Material supplied ->
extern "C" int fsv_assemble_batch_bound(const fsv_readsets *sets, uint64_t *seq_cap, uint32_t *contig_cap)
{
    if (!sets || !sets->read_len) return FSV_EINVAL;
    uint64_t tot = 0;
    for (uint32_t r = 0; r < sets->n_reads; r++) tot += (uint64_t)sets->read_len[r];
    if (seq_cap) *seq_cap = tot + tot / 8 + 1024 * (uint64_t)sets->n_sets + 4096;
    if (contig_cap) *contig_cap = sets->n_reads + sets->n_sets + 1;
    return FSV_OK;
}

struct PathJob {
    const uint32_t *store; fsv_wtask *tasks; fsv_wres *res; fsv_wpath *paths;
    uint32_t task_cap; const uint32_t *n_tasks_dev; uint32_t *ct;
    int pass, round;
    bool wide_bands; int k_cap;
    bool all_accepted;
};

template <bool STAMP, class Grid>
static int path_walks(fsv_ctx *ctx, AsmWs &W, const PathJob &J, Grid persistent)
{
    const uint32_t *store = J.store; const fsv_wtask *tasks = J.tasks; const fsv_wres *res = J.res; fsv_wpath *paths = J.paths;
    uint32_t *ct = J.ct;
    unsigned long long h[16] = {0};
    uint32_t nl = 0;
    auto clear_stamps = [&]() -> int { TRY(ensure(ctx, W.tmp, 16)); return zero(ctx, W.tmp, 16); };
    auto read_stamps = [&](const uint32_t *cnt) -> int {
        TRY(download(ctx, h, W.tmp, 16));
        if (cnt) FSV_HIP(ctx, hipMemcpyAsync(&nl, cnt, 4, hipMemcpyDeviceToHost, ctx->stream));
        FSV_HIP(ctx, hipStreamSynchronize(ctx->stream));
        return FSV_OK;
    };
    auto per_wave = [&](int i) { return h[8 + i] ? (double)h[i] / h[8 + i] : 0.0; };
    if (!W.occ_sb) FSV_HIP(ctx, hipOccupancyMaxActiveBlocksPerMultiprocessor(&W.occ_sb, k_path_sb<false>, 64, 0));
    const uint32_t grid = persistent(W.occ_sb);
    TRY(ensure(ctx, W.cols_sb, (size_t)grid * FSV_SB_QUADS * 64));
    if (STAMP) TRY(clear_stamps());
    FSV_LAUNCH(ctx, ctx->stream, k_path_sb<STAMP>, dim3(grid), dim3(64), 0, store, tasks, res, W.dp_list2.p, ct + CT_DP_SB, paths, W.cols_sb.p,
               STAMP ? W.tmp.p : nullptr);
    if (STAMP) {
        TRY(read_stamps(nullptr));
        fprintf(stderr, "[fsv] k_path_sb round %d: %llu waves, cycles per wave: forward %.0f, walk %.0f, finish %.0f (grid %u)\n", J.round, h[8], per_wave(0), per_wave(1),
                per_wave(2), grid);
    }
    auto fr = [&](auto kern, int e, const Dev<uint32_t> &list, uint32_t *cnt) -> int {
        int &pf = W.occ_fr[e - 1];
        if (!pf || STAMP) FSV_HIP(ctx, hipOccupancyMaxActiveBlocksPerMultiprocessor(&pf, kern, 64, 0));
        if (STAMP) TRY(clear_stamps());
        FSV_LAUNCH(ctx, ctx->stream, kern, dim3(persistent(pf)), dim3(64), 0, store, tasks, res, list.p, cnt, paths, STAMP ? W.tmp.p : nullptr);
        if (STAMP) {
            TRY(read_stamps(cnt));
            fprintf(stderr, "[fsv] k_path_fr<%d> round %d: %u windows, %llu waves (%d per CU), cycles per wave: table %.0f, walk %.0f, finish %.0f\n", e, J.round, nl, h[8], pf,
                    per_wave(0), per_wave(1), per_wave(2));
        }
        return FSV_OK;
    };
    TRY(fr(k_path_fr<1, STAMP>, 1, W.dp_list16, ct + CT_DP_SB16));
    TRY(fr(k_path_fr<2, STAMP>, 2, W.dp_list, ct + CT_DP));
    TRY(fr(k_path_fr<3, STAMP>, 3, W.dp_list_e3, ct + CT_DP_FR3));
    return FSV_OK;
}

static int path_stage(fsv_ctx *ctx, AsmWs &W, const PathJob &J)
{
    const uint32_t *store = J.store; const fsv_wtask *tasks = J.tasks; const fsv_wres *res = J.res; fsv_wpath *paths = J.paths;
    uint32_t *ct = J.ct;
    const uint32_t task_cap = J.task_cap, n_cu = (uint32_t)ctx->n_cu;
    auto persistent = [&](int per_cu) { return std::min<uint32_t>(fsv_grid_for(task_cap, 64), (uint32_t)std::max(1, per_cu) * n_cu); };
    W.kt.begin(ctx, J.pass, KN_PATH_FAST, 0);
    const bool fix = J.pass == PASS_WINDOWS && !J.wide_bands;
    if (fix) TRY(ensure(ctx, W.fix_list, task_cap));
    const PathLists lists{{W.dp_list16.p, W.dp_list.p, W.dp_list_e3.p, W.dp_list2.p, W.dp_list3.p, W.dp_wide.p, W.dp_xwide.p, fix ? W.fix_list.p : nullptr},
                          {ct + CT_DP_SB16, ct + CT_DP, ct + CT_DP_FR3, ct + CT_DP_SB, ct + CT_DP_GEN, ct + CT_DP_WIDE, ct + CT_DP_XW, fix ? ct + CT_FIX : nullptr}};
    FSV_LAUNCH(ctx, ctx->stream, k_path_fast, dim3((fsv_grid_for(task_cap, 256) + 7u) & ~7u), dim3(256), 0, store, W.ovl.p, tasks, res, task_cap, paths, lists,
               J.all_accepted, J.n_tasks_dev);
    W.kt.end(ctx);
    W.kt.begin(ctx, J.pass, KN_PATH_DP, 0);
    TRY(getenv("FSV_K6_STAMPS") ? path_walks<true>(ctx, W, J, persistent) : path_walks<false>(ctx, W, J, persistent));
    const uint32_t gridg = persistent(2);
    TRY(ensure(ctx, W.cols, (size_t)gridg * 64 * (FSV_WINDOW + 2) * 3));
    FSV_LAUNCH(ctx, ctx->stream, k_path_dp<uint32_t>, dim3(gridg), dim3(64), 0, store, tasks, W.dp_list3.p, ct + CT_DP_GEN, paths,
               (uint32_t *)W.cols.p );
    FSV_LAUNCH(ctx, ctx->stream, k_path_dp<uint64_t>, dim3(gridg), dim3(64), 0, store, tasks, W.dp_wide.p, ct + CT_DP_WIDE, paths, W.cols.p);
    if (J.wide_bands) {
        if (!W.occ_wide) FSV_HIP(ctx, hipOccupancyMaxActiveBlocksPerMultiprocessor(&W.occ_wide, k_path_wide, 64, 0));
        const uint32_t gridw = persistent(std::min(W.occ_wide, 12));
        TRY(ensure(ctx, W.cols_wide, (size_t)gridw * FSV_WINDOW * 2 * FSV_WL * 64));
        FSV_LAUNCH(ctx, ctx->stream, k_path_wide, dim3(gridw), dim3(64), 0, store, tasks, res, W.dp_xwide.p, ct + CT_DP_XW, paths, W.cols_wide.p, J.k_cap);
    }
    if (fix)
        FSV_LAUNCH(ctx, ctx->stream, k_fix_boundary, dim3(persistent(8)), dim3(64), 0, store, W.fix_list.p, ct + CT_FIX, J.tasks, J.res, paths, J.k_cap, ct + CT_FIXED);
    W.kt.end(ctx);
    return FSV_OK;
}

Task item ->
A verbatim copy of all the records is required. Write it out in full.

Output for this exercise ->
extern "C" int fsv_assemble_batch_bound(const fsv_readsets *sets, uint64_t *seq_cap, uint32_t *contig_cap)
{
    if (!sets || !sets->read_len) return FSV_EINVAL;
    uint64_t tot = 0;
    for (uint32_t r = 0; r < sets->n_reads; r++) tot += (uint64_t)sets->read_len[r];
    if (seq_cap) *seq_cap = tot + tot / 8 + 1024 * (uint64_t)sets->n_sets + 4096;
    if (contig_cap) *contig_cap = sets->n_reads + sets->n_sets + 1;
    return FSV_OK;
}

struct PathJob {
    const uint32_t *store; fsv_wtask *tasks; fsv_wres *res; fsv_wpath *paths;
    uint32_t task_cap; const uint32_t *n_tasks_dev; uint32_t *ct;
    int pass, round;
    bool wide_bands; int k_cap;
    bool all_accepted;
};

template <bool STAMP, class Grid>
static int path_walks(fsv_ctx *ctx, AsmWs &W, const PathJob &J, Grid persistent)
{
    const uint32_t *store = J.store; const fsv_wtask *tasks = J.tasks; const fsv_wres *res = J.res; fsv_wpath *paths = J.paths;
    uint32_t *ct = J.ct;
    unsigned long long h[16] = {0};
    uint32_t nl = 0;
    auto clear_stamps = [&]() -> int { TRY(ensure(ctx, W.tmp, 16)); return zero(ctx, W.tmp, 16); };
    auto read_stamps = [&](const uint32_t *cnt) -> int {
        TRY(download(ctx, h, W.tmp, 16));
        if (cnt) FSV_HIP(ctx, hipMemcpyAsync(&nl, cnt, 4, hipMemcpyDeviceToHost, ctx->stream));
        FSV_HIP(ctx, hipStreamSynchronize(ctx->stream));
        return FSV_OK;
    };
    auto per_wave = [&](int i) { return h[8 + i] ? (double)h[i] / h[8 + i] : 0.0; };
    if (!W.occ_sb) FSV_HIP(ctx, hipOccupancyMaxActiveBlocksPerMultiprocessor(&W.occ_sb, k_path_sb<false>, 64, 0));
    const uint32_t grid = persistent(W.occ_sb);
    TRY(ensure(ctx, W.cols_sb, (size_t)grid * FSV_SB_QUADS * 64));
    if (STAMP) TRY(clear_stamps());
    FSV_LAUNCH(ctx, ctx->stream, k_path_sb<STAMP>, dim3(grid), dim3(64), 0, store, tasks, res, W.dp_list2.p, ct + CT_DP_SB, paths, W.cols_sb.p,
               STAMP ? W.tmp.p : nullptr);
    if (STAMP) {
        TRY(read_stamps(nullptr));
        fprintf(stderr, "[fsv] k_path_sb round %d: %llu waves, cycles per wave: forward %.0f, walk %.0f, finish %.0f (grid %u)\n", J.round, h[8], per_wave(0), per_wave(1),
                per_wave(2), grid);
    }
    auto fr = [&](auto kern, int e, const Dev<uint32_t> &list, uint32_t *cnt) -> int {
        int &pf = W.occ_fr[e - 1];
        if (!pf || STAMP) FSV_HIP(ctx, hipOccupancyMaxActiveBlocksPerMultiprocessor(&pf, kern, 64, 0));
        if (STAMP) TRY(clear_stamps());
        FSV_LAUNCH(ctx, ctx->stream, kern, dim3(persistent(pf)), dim3(64), 0, store, tasks, res, list.p, cnt, paths, STAMP ? W.tmp.p : nullptr);
        if (STAMP) {
            TRY(read_stamps(cnt));
            fprintf(stderr, "[fsv] k_path_fr<%d> round %d: %u windows, %llu waves (%d per CU), cycles per wave: table %.0f, walk %.0f, finish %.0f\n", e, J.round, nl, h[8], pf,
                    per_wave(0), per_wave(1), per_wave(2));
        }
        return FSV_OK;
    };
    TRY(fr(k_path_fr<1, STAMP>, 1, W.dp_list16, ct + CT_DP_SB16));
    TRY(fr(k_path_fr<2, STAMP>, 2, W.dp_list, ct + CT_DP));
    TRY(fr(k_path_fr<3, STAMP>, 3, W.dp_list_e3, ct + CT_DP_FR3));
    return FSV_OK;
}

static int path_stage(fsv_ctx *ctx, AsmWs &W, const PathJob &J)
{
    const uint32_t *store = J.store; const fsv_wtask *tasks = J.tasks; const fsv_wres *res = J.res; fsv_wpath *paths = J.paths;
    uint32_t *ct = J.ct;
    const uint32_t task_cap = J.task_cap, n_cu = (uint32_t)ctx->n_cu;
    auto persistent = [&](int per_cu) { return std::min<uint32_t>(fsv_grid_for(task_cap, 64), (uint32_t)std::max(1, per_cu) * n_cu); };
    W.kt.begin(ctx, J.pass, KN_PATH_FAST, 0);
    const bool fix = J.pass == PASS_WINDOWS && !J.wide_bands;
    if (fix) TRY(ensure(ctx, W.fix_list, task_cap));
    const PathLists lists{{W.dp_list16.p, W.dp_list.p, W.dp_list_e3.p, W.dp_list2.p, W.dp_list3.p, W.dp_wide.p, W.dp_xwide.p, fix ? W.fix_list.p : nullptr},
                          {ct + CT_DP_SB16, ct + CT_DP, ct + CT_DP_FR3, ct + CT_DP_SB, ct + CT_DP_GEN, ct + CT_DP_WIDE, ct + CT_DP_XW, fix ? ct + CT_FIX : nullptr}};
    FSV_LAUNCH(ctx, ctx->stream, k_path_fast, dim3((fsv_grid_for(task_cap, 256) + 7u) & ~7u), dim3(256), 0, store, W.ovl.p, tasks, res, task_cap, paths, lists,
               J.all_accepted, J.n_tasks_dev);
    W.kt.end(ctx);
    W.kt.begin(ctx, J.pass, KN_PATH_DP, 0);
    TRY(getenv("FSV_K6_STAMPS") ? path_walks<true>(ctx, W, J, persistent) : path_walks<false>(ctx, W, J, persistent));
    const uint32_t gridg = persistent(2);
    TRY(ensure(ctx, W.cols, (size_t)gridg * 64 * (FSV_WINDOW + 2) * 3));
    FSV_LAUNCH(ctx, ctx->stream, k_path_dp<uint32_t>, dim3(gridg), dim3(64), 0, store, tasks, W.dp_list3.p, ct + CT_DP_GEN, paths,
               (uint32_t *)W.cols.p );
    FSV_LAUNCH(ctx, ctx->stream, k_path_dp<uint64_t>, dim3(gridg), dim3(64), 0, store, tasks, W.dp_wide.p, ct + CT_DP_WIDE, paths, W.cols.p);
    if (J.wide_bands) {
        if (!W.occ_wide) FSV_HIP(ctx, hipOccupancyMaxActiveBlocksPerMultiprocessor(&W.occ_wide, k_path_wide, 64, 0));
        const uint32_t gridw = persistent(std::min(W.occ_wide, 12));
        TRY(ensure(ctx, W.cols_wide, (size_t)gridw * FSV_WINDOW * 2 * FSV_WL * 64));
        FSV_LAUNCH(ctx, ctx->stream, k_path_wide, dim3(gridw), dim3(64), 0, store, tasks, res, W.dp_xwide.p, ct + CT_DP_XW, paths, W.cols_wide.p, J.k_cap);
    }
    if (fix)
        FSV_LAUNCH(ctx, ctx->stream, k_fix_boundary, dim3(persistent(8)), dim3(64), 0, store, W.fix_list.p, ct + CT_FIX, J.tasks, J.res, paths, J.k_cap, ct + CT_FIXED);
    W.kt.end(ctx);
    return FSV_OK;
}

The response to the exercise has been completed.